— Task statement —
What lines in the records below include the word "TilePos"? Return each one.

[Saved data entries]
————————

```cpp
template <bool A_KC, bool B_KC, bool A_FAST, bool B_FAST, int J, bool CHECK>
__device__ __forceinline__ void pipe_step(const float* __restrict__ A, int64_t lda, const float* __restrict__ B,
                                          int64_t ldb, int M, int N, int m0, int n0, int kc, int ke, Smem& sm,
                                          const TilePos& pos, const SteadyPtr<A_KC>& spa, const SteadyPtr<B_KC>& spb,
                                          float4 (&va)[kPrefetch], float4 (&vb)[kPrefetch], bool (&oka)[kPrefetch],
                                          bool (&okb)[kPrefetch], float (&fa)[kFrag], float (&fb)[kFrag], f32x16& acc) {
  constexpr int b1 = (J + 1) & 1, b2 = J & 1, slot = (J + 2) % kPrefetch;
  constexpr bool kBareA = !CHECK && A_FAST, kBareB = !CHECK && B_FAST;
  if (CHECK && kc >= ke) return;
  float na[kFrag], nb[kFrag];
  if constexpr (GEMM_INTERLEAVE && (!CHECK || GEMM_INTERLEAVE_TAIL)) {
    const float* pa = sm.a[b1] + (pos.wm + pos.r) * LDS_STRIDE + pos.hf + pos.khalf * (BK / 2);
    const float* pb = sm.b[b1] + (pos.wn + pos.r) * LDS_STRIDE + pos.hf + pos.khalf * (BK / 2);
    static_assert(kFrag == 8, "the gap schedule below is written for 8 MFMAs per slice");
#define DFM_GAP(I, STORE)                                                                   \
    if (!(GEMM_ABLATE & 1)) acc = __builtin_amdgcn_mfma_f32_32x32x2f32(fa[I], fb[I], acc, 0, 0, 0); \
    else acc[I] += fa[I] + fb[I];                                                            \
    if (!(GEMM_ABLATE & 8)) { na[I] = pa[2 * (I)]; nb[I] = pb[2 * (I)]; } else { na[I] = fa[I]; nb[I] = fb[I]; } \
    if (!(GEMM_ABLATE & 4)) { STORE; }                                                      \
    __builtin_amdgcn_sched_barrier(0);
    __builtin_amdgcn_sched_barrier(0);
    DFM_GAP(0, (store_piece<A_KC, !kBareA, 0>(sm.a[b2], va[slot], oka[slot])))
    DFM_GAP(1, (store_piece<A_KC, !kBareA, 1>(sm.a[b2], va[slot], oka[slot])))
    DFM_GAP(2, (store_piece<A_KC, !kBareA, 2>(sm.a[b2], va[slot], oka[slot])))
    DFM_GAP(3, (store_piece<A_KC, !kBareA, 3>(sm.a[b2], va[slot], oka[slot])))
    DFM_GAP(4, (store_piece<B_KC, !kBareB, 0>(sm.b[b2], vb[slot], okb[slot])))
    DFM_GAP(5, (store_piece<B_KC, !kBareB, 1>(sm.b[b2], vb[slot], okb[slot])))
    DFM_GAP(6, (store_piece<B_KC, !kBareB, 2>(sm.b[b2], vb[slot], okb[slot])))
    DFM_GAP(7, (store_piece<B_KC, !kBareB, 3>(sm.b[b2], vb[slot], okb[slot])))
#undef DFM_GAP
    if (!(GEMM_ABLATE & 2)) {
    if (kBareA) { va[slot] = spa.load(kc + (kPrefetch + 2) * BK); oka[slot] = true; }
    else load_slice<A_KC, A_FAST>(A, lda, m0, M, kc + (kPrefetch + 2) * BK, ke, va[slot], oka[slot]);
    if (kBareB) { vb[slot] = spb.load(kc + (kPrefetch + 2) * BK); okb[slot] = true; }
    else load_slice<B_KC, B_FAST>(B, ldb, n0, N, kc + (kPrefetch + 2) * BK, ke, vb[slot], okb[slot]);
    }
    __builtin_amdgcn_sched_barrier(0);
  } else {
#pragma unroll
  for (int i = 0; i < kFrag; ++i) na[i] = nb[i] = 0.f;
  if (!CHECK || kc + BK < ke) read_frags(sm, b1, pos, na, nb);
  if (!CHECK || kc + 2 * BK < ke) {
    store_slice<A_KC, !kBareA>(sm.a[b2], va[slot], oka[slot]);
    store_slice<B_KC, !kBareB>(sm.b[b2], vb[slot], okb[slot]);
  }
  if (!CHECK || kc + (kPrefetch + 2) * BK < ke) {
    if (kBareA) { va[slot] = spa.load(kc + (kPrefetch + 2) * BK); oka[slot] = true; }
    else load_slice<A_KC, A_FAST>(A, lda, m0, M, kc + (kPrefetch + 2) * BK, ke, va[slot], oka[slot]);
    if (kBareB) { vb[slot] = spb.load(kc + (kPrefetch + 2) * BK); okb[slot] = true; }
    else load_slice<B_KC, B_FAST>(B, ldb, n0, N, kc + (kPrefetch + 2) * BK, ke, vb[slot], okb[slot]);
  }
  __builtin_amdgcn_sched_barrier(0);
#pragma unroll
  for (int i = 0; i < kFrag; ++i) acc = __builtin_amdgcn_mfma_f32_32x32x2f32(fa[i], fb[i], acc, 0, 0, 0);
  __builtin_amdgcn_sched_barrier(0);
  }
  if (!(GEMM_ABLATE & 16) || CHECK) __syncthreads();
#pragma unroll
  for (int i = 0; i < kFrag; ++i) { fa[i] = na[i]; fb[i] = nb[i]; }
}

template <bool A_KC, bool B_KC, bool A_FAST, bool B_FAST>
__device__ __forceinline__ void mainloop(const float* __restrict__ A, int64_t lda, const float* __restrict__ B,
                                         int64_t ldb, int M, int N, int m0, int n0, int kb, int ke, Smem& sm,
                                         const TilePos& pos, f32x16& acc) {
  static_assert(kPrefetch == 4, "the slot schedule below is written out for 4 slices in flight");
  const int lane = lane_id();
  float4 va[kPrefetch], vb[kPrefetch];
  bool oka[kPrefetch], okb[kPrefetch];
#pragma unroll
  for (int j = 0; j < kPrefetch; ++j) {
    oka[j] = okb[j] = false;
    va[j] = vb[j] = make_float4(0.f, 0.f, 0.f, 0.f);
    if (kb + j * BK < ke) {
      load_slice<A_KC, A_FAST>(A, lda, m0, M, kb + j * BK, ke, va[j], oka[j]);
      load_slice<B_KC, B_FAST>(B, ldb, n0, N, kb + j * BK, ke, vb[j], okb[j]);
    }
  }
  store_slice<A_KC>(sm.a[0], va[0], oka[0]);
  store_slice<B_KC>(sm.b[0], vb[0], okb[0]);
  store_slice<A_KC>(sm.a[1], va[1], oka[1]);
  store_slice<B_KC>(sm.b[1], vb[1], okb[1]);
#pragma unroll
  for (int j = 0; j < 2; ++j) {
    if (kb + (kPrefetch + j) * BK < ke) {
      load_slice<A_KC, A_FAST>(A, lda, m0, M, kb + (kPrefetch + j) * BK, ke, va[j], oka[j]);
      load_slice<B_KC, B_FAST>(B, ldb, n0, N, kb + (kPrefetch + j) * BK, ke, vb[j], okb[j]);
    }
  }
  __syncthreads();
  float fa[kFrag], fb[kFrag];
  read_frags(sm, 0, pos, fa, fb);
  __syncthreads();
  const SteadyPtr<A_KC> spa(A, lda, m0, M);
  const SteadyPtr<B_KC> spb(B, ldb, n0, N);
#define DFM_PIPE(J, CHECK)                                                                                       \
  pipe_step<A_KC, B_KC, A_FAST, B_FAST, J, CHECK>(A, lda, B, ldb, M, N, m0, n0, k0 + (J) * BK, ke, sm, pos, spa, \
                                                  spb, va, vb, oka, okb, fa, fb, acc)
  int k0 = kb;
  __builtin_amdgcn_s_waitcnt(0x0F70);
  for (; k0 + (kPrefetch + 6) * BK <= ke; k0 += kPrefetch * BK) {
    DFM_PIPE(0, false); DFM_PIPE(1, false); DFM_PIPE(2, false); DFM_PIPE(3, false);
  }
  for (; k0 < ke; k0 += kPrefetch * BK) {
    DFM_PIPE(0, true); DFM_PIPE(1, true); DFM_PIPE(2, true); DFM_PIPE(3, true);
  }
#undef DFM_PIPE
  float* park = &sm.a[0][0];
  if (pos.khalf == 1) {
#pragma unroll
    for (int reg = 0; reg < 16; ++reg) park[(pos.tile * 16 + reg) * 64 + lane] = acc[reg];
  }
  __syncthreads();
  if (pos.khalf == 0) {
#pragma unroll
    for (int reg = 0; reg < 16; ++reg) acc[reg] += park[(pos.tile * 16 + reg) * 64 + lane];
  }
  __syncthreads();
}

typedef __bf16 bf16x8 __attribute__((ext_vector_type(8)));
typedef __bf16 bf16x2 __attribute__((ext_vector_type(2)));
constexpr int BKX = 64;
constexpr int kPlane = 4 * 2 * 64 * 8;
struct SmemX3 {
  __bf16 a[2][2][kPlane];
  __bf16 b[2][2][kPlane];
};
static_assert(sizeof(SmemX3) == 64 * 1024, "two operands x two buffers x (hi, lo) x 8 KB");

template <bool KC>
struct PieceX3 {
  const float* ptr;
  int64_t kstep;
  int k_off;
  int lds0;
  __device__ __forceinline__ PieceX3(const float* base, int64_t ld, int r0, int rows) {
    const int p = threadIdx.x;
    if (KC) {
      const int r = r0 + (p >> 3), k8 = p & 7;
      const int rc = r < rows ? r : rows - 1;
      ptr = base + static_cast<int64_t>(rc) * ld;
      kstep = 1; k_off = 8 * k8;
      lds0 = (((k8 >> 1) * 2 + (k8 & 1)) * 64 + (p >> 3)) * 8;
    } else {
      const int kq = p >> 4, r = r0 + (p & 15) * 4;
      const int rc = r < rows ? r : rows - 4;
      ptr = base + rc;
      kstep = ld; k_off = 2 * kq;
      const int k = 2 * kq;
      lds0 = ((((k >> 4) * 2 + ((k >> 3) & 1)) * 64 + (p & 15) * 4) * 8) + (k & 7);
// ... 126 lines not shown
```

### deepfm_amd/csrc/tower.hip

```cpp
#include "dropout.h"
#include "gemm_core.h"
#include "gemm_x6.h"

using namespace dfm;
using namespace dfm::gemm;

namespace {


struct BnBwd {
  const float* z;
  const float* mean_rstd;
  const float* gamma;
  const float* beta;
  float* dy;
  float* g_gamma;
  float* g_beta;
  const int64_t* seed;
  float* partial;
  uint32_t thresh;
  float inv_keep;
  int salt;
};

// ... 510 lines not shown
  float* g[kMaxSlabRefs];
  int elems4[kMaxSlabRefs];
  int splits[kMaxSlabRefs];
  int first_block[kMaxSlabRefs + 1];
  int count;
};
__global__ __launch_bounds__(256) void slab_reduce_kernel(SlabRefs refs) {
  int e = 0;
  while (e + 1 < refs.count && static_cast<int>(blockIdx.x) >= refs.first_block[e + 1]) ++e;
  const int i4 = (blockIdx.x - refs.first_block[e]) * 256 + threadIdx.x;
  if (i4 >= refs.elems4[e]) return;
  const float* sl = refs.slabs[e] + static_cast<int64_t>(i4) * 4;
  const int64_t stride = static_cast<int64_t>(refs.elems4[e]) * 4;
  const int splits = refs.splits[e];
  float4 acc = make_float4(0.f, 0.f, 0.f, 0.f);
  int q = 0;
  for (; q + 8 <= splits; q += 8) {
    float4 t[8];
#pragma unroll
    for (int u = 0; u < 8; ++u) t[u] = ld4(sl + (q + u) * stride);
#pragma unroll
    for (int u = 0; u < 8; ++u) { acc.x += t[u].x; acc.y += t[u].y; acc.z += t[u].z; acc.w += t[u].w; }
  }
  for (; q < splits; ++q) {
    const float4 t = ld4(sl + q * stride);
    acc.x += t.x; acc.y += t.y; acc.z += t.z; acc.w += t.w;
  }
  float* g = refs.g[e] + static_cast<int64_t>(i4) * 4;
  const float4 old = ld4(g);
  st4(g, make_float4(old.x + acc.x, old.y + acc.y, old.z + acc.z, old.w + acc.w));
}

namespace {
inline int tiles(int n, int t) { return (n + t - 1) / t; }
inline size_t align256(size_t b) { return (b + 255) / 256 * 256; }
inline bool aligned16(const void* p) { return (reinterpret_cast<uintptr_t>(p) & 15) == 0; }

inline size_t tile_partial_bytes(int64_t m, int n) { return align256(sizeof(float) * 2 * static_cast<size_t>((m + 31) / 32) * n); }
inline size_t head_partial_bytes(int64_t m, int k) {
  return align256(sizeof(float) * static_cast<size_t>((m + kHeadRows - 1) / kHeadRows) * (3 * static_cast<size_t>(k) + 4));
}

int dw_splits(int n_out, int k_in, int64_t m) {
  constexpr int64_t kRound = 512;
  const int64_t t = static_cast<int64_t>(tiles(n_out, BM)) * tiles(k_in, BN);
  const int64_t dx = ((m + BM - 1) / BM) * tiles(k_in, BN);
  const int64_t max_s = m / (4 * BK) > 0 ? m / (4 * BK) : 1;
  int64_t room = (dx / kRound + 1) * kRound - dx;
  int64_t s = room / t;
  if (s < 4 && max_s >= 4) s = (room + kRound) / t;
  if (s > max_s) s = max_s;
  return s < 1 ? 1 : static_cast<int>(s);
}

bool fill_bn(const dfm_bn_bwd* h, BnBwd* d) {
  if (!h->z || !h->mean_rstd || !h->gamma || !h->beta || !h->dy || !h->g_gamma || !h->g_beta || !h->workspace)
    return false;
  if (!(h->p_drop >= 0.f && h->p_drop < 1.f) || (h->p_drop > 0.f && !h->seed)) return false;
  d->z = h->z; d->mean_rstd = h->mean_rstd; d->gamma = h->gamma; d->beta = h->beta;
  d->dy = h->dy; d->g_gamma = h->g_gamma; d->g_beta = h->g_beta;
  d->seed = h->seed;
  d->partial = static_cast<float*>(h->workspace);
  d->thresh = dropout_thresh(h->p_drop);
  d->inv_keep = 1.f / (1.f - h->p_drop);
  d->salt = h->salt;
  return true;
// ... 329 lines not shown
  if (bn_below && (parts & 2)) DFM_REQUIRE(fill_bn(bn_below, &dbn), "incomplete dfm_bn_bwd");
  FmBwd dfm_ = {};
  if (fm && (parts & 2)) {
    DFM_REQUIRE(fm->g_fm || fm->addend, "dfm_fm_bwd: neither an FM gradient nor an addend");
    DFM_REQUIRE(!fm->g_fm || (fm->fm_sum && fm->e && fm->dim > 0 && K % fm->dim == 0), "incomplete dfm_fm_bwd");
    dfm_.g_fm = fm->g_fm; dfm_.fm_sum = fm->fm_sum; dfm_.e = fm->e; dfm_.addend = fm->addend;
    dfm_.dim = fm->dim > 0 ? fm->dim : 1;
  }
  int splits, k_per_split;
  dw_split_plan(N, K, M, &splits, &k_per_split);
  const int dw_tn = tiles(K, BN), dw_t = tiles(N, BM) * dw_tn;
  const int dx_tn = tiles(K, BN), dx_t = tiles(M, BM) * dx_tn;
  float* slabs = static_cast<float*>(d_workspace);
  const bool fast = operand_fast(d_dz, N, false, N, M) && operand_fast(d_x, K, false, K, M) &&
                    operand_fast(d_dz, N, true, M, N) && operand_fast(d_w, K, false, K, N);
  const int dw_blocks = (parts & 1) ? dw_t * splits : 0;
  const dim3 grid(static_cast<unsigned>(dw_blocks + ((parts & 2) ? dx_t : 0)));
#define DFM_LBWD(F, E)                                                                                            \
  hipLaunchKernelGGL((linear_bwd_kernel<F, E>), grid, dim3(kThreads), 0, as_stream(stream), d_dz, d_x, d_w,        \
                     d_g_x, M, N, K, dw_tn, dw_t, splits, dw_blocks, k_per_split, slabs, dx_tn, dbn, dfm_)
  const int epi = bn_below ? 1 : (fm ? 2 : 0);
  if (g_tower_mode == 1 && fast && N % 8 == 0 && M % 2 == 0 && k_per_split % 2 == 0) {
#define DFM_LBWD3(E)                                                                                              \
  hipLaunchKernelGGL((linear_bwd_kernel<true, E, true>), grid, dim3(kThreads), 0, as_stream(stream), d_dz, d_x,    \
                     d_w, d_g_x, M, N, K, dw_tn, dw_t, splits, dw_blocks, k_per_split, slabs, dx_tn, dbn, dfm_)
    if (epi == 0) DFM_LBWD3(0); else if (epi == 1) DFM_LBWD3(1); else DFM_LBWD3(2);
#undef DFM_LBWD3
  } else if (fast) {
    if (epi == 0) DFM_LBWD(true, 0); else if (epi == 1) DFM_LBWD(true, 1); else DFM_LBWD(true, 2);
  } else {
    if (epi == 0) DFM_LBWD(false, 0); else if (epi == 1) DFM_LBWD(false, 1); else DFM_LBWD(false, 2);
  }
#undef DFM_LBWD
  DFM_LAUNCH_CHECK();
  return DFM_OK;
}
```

————————

— The completed task —
                                          const TilePos& pos, const SteadyPtr<A_KC>& spa, const SteadyPtr<B_KC>& spb,
                                         const TilePos& pos, f32x16& acc) {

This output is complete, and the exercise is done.